*PROBLEM STATEMENT*. Search the data below for the word "subprocess" and copy each line that holds it.

*DATA SHOWN*.
--- START ---
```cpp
template <int P, typename TokT, typename OutT, int PF = P>
int launch_typed(mhx_ctx *ctx, const BulkArgs &args, int64_t first_token, int64_t total_tokens, bool split) {
    const int kchunks = (args.num_perm + kWave * P - 1) / (kWave * P);
    const int blocks_per_cu = ctx->opt_blocks_per_cu > 0 ? (int)ctx->opt_blocks_per_cu : (P >= 3 ? 128 : 64);
    const int64_t max_blocks = (int64_t)ctx->num_cus * blocks_per_cu;
    if (!split) {
        const int64_t want = (args.n_sets + 3) / 4;
        dim3 grid((unsigned)std::max<int64_t>(1, std::min(want, max_blocks)), 1u);
        if (args.path == 0) {
            if (int rc = ctx->ensure_work()) return rc;
            MHX_HIP_CHECK(hipMemsetAsync(ctx->d_work, 0, 8 * sizeof(unsigned int), ctx->stream));
            BulkArgs sieve_args = args;
            sieve_args.sieve_hint = ctx->d_work;
            sieve_args.mode_word = ctx->opt_minhash_adapt == 1 || args.stats ? nullptr : ctx->d_work + 8;
            const BulkArgs &args_s = sieve_args;
            const bool plain = !args.init && !args.stats && args.alias_mask < 0;
            const int np = args.num_perm;
            const bool packable = !args.stats && args.alias_mask < 0 && ctx->opt_minhash_packed != 1;
            const bool packed = packable && P <= 2 && (np <= 96 || (ctx->opt_minhash_packed == 2 && np <= 128));
            if (packed) {
                const int kp = np <= 8 ? 8 : np <= 16 ? 16 : np <= 32 ? 32 : np <= 64 ? 16 : np <= 96 ? 32 : 64;
                const int64_t items = (args.n_sets + 64 / kp - 1) / (64 / kp);
                dim3 pgrid((unsigned)std::max<int64_t>(1, std::min<int64_t>((items + 3) / 4, max_blocks)), 1u);
#define MHX_PACKED(KP_, P_) hipLaunchKernelGGL((minhash_packed_kernel<KP_, P_, TokT, OutT>), pgrid, dim3(256), 0, ctx->stream, args_s)
                if (np <= 8) MHX_PACKED(8, 1);
                else if (np <= 16) MHX_PACKED(16, 1);
                else if (np <= 32) MHX_PACKED(32, 1);
                else if (np <= 48) MHX_PACKED(16, 3);
                else if (np <= 64) MHX_PACKED(16, 4);
                else if (np <= 96) MHX_PACKED(32, 3);
                else MHX_PACKED(64, 2);
#undef MHX_PACKED
            } else {
            const bool fixed_rows = plain && !args.offsets && args.fixed_len % kRowTokens == 0;
            const int last_slot = args.num_perm - (P - 1) * kWave;
            const bool share = P >= 3 && kchunks == 1 && args.share_last && last_slot > 0 && last_slot <= 32;
            const auto first_launches = [&](auto share_tag) {
                constexpr bool SH = decltype(share_tag)::value;
#define MHX_SIEVE(MODE_, SHAPE_) hipLaunchKernelGGL((minhash_bulk_kernel<P, TokT, OutT, MODE_, SHAPE_, SH>), grid, dim3(256), 0, ctx->stream, args_s)
                if (fixed_rows) MHX_SIEVE(MODE_SIEVE, SHAPE_PLAIN_FIXED_ROWS);
                else if (plain && !args.offsets) MHX_SIEVE(MODE_SIEVE, SHAPE_PLAIN_FIXED);
                else if (plain) MHX_SIEVE(MODE_SIEVE, SHAPE_PLAIN);
                else MHX_SIEVE(MODE_SIEVE, SHAPE_GENERAL);
                if (args_s.mode_word) {
                    if (fixed_rows) MHX_SIEVE(MODE_SIEVE_TIES, SHAPE_PLAIN_FIXED_ROWS);
                    else MHX_SIEVE(MODE_SIEVE_TIES, SHAPE_GENERAL);
                }
#undef MHX_SIEVE
            };
            if constexpr (P >= 3) {
                if (share) first_launches(std::true_type());
                else first_launches(std::false_type());
            } else {
                (void)share;
                first_launches(std::false_type());
            }
            }
            const int64_t flag_groups = (args.n_sets + kWave - 1) / kWave;
            BulkArgs dedup = args;
            dedup.redo_match = 1;
            dedup.sieve_hint = sieve_args.sieve_hint;
            dedup.mode_word = packed ? nullptr : sieve_args.mode_word;
            if (args.n_sets <= 0xFFFFFFFFll) {
                dedup.pair_count = ctx->d_work + 4;
                dedup.pair_list = ctx->d_work + 16;
            }
            hipLaunchKernelGGL((minhash_bulk_kernel<PF, TokT, OutT, MODE_DEDUP, SHAPE_GENERAL>),
                               dim3(resident_grid(ctx, (const void *)minhash_bulk_kernel<PF, TokT, OutT, MODE_DEDUP, SHAPE_GENERAL>, flag_groups)),
                               dim3(256), 0, ctx->stream, dedup);
            BulkArgs rest = dedup;
            rest.redo_match = 2;
            hipLaunchKernelGGL((minhash_bulk_kernel<PF, TokT, OutT, MODE_FULL, SHAPE_GENERAL>),
                               dim3(resident_grid(ctx, (const void *)minhash_bulk_kernel<PF, TokT, OutT, MODE_FULL, SHAPE_GENERAL>, flag_groups)),
                               dim3(256), 0, ctx->stream, rest);
        } else {
            BulkArgs all = args;
            all.redo = nullptr;
            hipLaunchKernelGGL((minhash_bulk_kernel<PF, TokT, OutT, MODE_FULL, SHAPE_GENERAL>), grid, dim3(256), 0, ctx->stream, all);
        }
    } else {
        const int64_t total_out = args.n_sets * (int64_t)args.num_perm;
        const int64_t fill_blocks = std::max<int64_t>(1, std::min<int64_t>((total_out + 255) / 256, max_blocks));
        hipLaunchKernelGGL((minhash_fill_state_kernel<OutT>), dim3((unsigned)fill_blocks), dim3(256), 0,
                           ctx->stream, args);
        const int64_t waves = (int64_t)ctx->num_cus * 32;
// ... 24 lines not shown

}

int launch_minhash_bulk(mhx_perm *perm, const void *d_hv, int hv_dtype, const int64_t *d_offsets,
                        int64_t fixed_len, int64_t n_sets, int64_t total_tokens,
                        const uint64_t *d_init, int64_t init_stride, void *d_out, int out_dtype, int64_t first_token) {
    mhx_ctx *ctx = perm->ctx;
    if (n_sets == 0) return MHX_OK;
    total_tokens -= first_token;
    BulkArgs args;
    args.hv = d_hv;
    args.offsets = d_offsets;
    args.fixed_len = fixed_len;
    args.n_sets = n_sets;
    args.a = perm->d_a;
    args.b = perm->d_b;
    args.num_perm = perm->num_perm;
    args.path = (int32_t)ctx->opt_minhash_path;
    args.stats = ctx->d_stats;
    args.redo = nullptr;
    args.redo_match = 1;
    args.sieve_hint = nullptr;
    args.mode_word = nullptr;
    args.alias_mask = ctx->opt_minhash_alias;
    args.pair_count = nullptr;
    args.pair_list = nullptr;
    args.prefetch = ctx->opt_minhash_prefetch == 2 || (ctx->opt_minhash_prefetch == 1 && (d_offsets != nullptr || fixed_len < 256));
    args.ties = ctx->opt_minhash_ties != 1;
    args.share_last = ctx->opt_minhash_share != 1;
    args.init = d_init;
    args.init_stride = init_stride;
    args.out = d_out;
    const int64_t waves_avail = (int64_t)ctx->num_cus * 16;
    bool split = n_sets < waves_avail && total_tokens > n_sets * 128 && total_tokens >= 1024;
    if (ctx->opt_minhash_split == 1) split = false;
    if (ctx->opt_minhash_split == 2) split = total_tokens > 0;
    ctx->redo_sets = 0;
    if (!split && args.path == 0) {
        if (int rc = ctx->ensure_redo(n_sets)) return rc;
        args.redo = ctx->d_redo;
        ctx->redo_sets = n_sets;
    }
    if (hv_dtype == MHX_U64 && out_dtype == MHX_U64) return launch_p<uint64_t, uint64_t>(ctx, args, first_token, total_tokens, split);
    if (hv_dtype == MHX_U64 && out_dtype == MHX_U32) return launch_p<uint64_t, uint32_t>(ctx, args, first_token, total_tokens, split);
    if (hv_dtype == MHX_U32 && out_dtype == MHX_U64) return launch_p<uint32_t, uint64_t>(ctx, args, first_token, total_tokens, split);
    if (hv_dtype == MHX_U32 && out_dtype == MHX_U32) return launch_p<uint32_t, uint32_t>(ctx, args, first_token, total_tokens, split);
// ... 16 lines not shown
```

Baseline: 496.3 million.

## Replace dedup+full redo passes with single compact redo-list kernel

Sieve kernels now append deferred set indices to a bounded redo list in the work buffer. A new redo kernel settles only the listed sets, doing the ties, dedup and pairwise fallback in one launch, and replaces the separate dedup and full-grid passes. When the list overflows, it falls back to scanning the per-set redo flags. The last block writes mode and overflow state to host-mapped memory so the next call can skip the plain sieve launch and choose ties-first without a host sync, which adds grid-wide atomics and a dependency on the previous call's state.
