# mit-acl/rl_collision_avoidance

Hardware: AMD Instinct MI355X
Metric: agent-steps/sec (env.step) at 4 agents x 8192 worlds per GPU (higher is better)
Workload: dtype f64

## Files before the change

__graft_entry__.py:

```python
import os
import sys

ROOT = os.path.dirname(os.path.abspath(__file__))
if ROOT not in sys.path:
    sys.path.insert(0, ROOT)


def build() -> None:
    from rl_collision_avoidance_amd import build as hip_build
    path = hip_build.build(verbose=True)
    assert os.path.exists(path)
    try:
        for kind in (1, 2, 3, 4):
            hip_build.build_ulp_fault(kind)
    except Exception as exc:
        print("warning: development variant not built (%s); the tests that need it build it themselves" % exc)
    try:
        hip_build.build_crowd_dev()
    except Exception as exc:
        print("warning: crowd development variant not built (%s); tests/test_gpu_crowd.py builds it itself" % exc)
    try:
        hip_build.build_plain_dist()
    except Exception as exc:
        print("warning: plain-distance development variant not built (%s); tests/test_gpu_relay_trim.py builds it itself" % exc)
    from oracle import c_oracle
    c_oracle.build()
    import rl_collision_avoidance_amd
    from rl_collision_avoidance_amd import _lib
    handle = _lib.lib()
    for name, _, _ in _lib.SYMBOLS:
        getattr(handle, name)
    print("build ok:", path)


def smoke() -> None:
    import numpy as np
    import torch
    from oracle import c_oracle as co
    from rl_collision_avoidance_amd.batched_env import BatchedCollisionAvoidanceEnv

    assert torch.cuda.is_available(), "smoke() needs cuda:0"
    W, N, seed = 256, 4, 17
    env = BatchedCollisionAvoidanceEnv(W, device="cuda:0", seed=seed)
    env.reset()
    ocfg, ogen = co.default_cfg(N), co.default_gen(N, N, pool_size=int(env.cfg.gen_pool_size))
    st = co.State.empty(W, N)
    ep = np.zeros(W, np.uint32)
    co.generate(ocfg, ogen, seed, st, ep)
    rng = np.random.default_rng(seed)
    for t in range(40):
        acts = rng.integers(0, 11, size=(W, N)).astype(np.int32)
        obs, rew, done, go = env.step_autoreset(torch.from_numpy(acts).cuda())
        oobs, orew, odone, ogo = co.step_autoreset(ocfg, ogen, seed, st, ep, acts)
        assert np.array_equal(done.cpu().numpy(), odone) and np.array_equal(go.cpu().numpy(), ogo)
        d = np.abs(obs.cpu().numpy() - oobs)
        d[..., 3] = np.minimum(d[..., 3], np.abs(d[..., 3] - 2 * np.pi))
        assert d.max() <= 1e-5
        assert np.abs(rew.cpu().numpy() - orew).max() <= 1e-5
    fl = env.get_state()[2].cpu().numpy().view(np.uint32)
    assert np.array_equal(fl, st.flags)
    acts16 = rng.integers(0, 11, size=(16, W, N)).astype(np.int32)
    slots = env.new_step_slots(16, packed=True)
    pk_all, go_all = env.step_autoreset_packed(torch.from_numpy(acts16).cuda(), slots)
    wdt = env.obs_width
    for k in range(16):
        oobs, orew, odone, ogo = co.step_autoreset(ocfg, ogen, seed, st, ep, acts16[k])
        pk = pk_all[k].cpu().numpy()
        d = np.abs(pk[..., :wdt] - oobs)
        d[..., 3] = np.minimum(d[..., 3], np.abs(d[..., 3] - 2 * np.pi))
        assert d.max() <= 1e-5 and np.abs(pk[..., wdt] - orew).max() <= 1e-5, k
        assert np.array_equal(pk[..., wdt + 1].astype(np.uint8), odone) and np.array_equal(go_all[k].cpu().numpy(), ogo), k
    assert np.array_equal(env.get_state()[2].cpu().numpy().view(np.uint32), st.flags)
    obs = torch.from_numpy(np.ascontiguousarray(pk[..., :wdt])).cuda()
    from rl_collision_avoidance_amd.ga3c.network import NetworkVP_rnn
    from rl_collision_avoidance_amd.ga3c.policy_kernel import FusedPolicy
    net = NetworkVP_rnn(env.config).to("cuda:0")
    view = obs.view(W * N, -1)[:, 1:]
# ... 44 lines not shown
```

rl_collision_avoidance_amd/build.py:

```python
from __future__ import annotations

import os
import shutil
import subprocess

PKG_DIR = os.path.dirname(os.path.abspath(__file__))
ROOT = os.path.dirname(PKG_DIR)
CSRC = os.path.join(PKG_DIR, "csrc")
LIB_PATH = os.path.join(PKG_DIR, "libcavoid_hip.so")
SOURCES = [os.path.join(CSRC, "cavoid_capi.hip"), os.path.join(CSRC, "cavoid_multistep.hip"), os.path.join(CSRC, "cavoid_rvo.hip"),
           os.path.join(CSRC, "cavoid_relay.hip"), os.path.join(CSRC, "cavoid_quad.hip"), os.path.join(CSRC, "cavoid_rollout_capi.hip"),
           os.path.join(CSRC, "cavoid_policy_capi.hip"), os.path.join(CSRC, "cavoid_comm_capi.hip"), os.path.join(CSRC, "cavoid_actor.hip"),
           os.path.join(CSRC, "cavoid_actor_rvo.hip"), os.path.join(CSRC, "cavoid_actor_frozen.hip"), os.path.join(CSRC, "cavoid_crowd.hip"),
           os.path.join(CSRC, "cavoid_policy_ws.hip"), os.path.join(CSRC, "cavoid_policy_train_ring.hip"),
           os.path.join(CSRC, "cavoid_policy_wsring.hip"), os.path.join(CSRC, "cavoid_crowd_push.hip"), os.path.join(CSRC, "cavoid_crowd_rvo.hip"),
           os.path.join(CSRC, "cavoid_crowd_actor.hip")]
HEADERS = {
    "cavoid_capi.hip": ["cavoid_kernels.hpp", "cavoid_launch.hpp", "cavoid_host.hpp", "cavoid_crowd.hpp", "cavoid_crowd_rvo.hpp"],
    "cavoid_multistep.hip": ["cavoid_kernels.hpp", "cavoid_launch.hpp", "cavoid_host.hpp"],
    "cavoid_rvo.hip": ["cavoid_kernels.hpp", "cavoid_launch.hpp", "cavoid_host.hpp"],
    "cavoid_relay.hip": ["cavoid_kernels.hpp", "cavoid_relay.hpp", "cavoid_launch.hpp", "cavoid_host.hpp"],
    "cavoid_quad.hip": ["cavoid_kernels.hpp", "cavoid_quad.hpp", "cavoid_launch.hpp", "cavoid_host.hpp"],
    "cavoid_rollout_capi.hip": ["cavoid_rollout.hpp", "cavoid_rollout_host.hpp", "cavoid_host.hpp"],
    "cavoid_policy_capi.hip": ["cavoid_policy.hpp", "cavoid_policy_split.hpp", "cavoid_policy_split8.hpp", "cavoid_policy_crowd.hpp", "cavoid_policy_host.hpp",
# ... 145 lines not shown
    out = variant_path("crowd2")
    if os.path.exists(out):
        return out
    build()
    objs = _compile_objects([], "", False, verbose)
    jobs, swap = [], {}
    for name in ("cavoid_capi.hip", "cavoid_multistep.hip", "cavoid_crowd.hip", "cavoid_crowd_rvo.hip"):
        src = os.path.join(CSRC, name)
        obj = os.path.join(OBJ_DIR, name.replace(".hip", ".crowd2.o"))
        jobs.append([hipcc()] + FLAGS + EXTRA_FLAGS.get(name, []) + ["-DCAVOID_DEV_CROWD_FROM_N=2", "-DCAVOID_DEV_ONLY_N", "-c", src, "-o", obj])
        swap[os.path.join(OBJ_DIR, name.replace(".hip", ".o"))] = obj
    if verbose:
        for j in jobs:
            print(" ".join(j), flush=True)
    with ThreadPoolExecutor(max_workers=len(jobs)) as pool:
        list(pool.map(subprocess.check_call, jobs))
    for old in glob.glob(os.path.join(FAULT_DIR, "libcavoid_hip_crowd2-*.so")):
        os.remove(old)
    tmp = out + ".tmp"
    _link([swap.get(o, o) for o in objs], tmp, verbose)
    os.replace(tmp, out)
    return out
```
--- END ---
*RESPONSE TO THIS TASK*.
import subprocess
        list(pool.map(subprocess.check_call, jobs))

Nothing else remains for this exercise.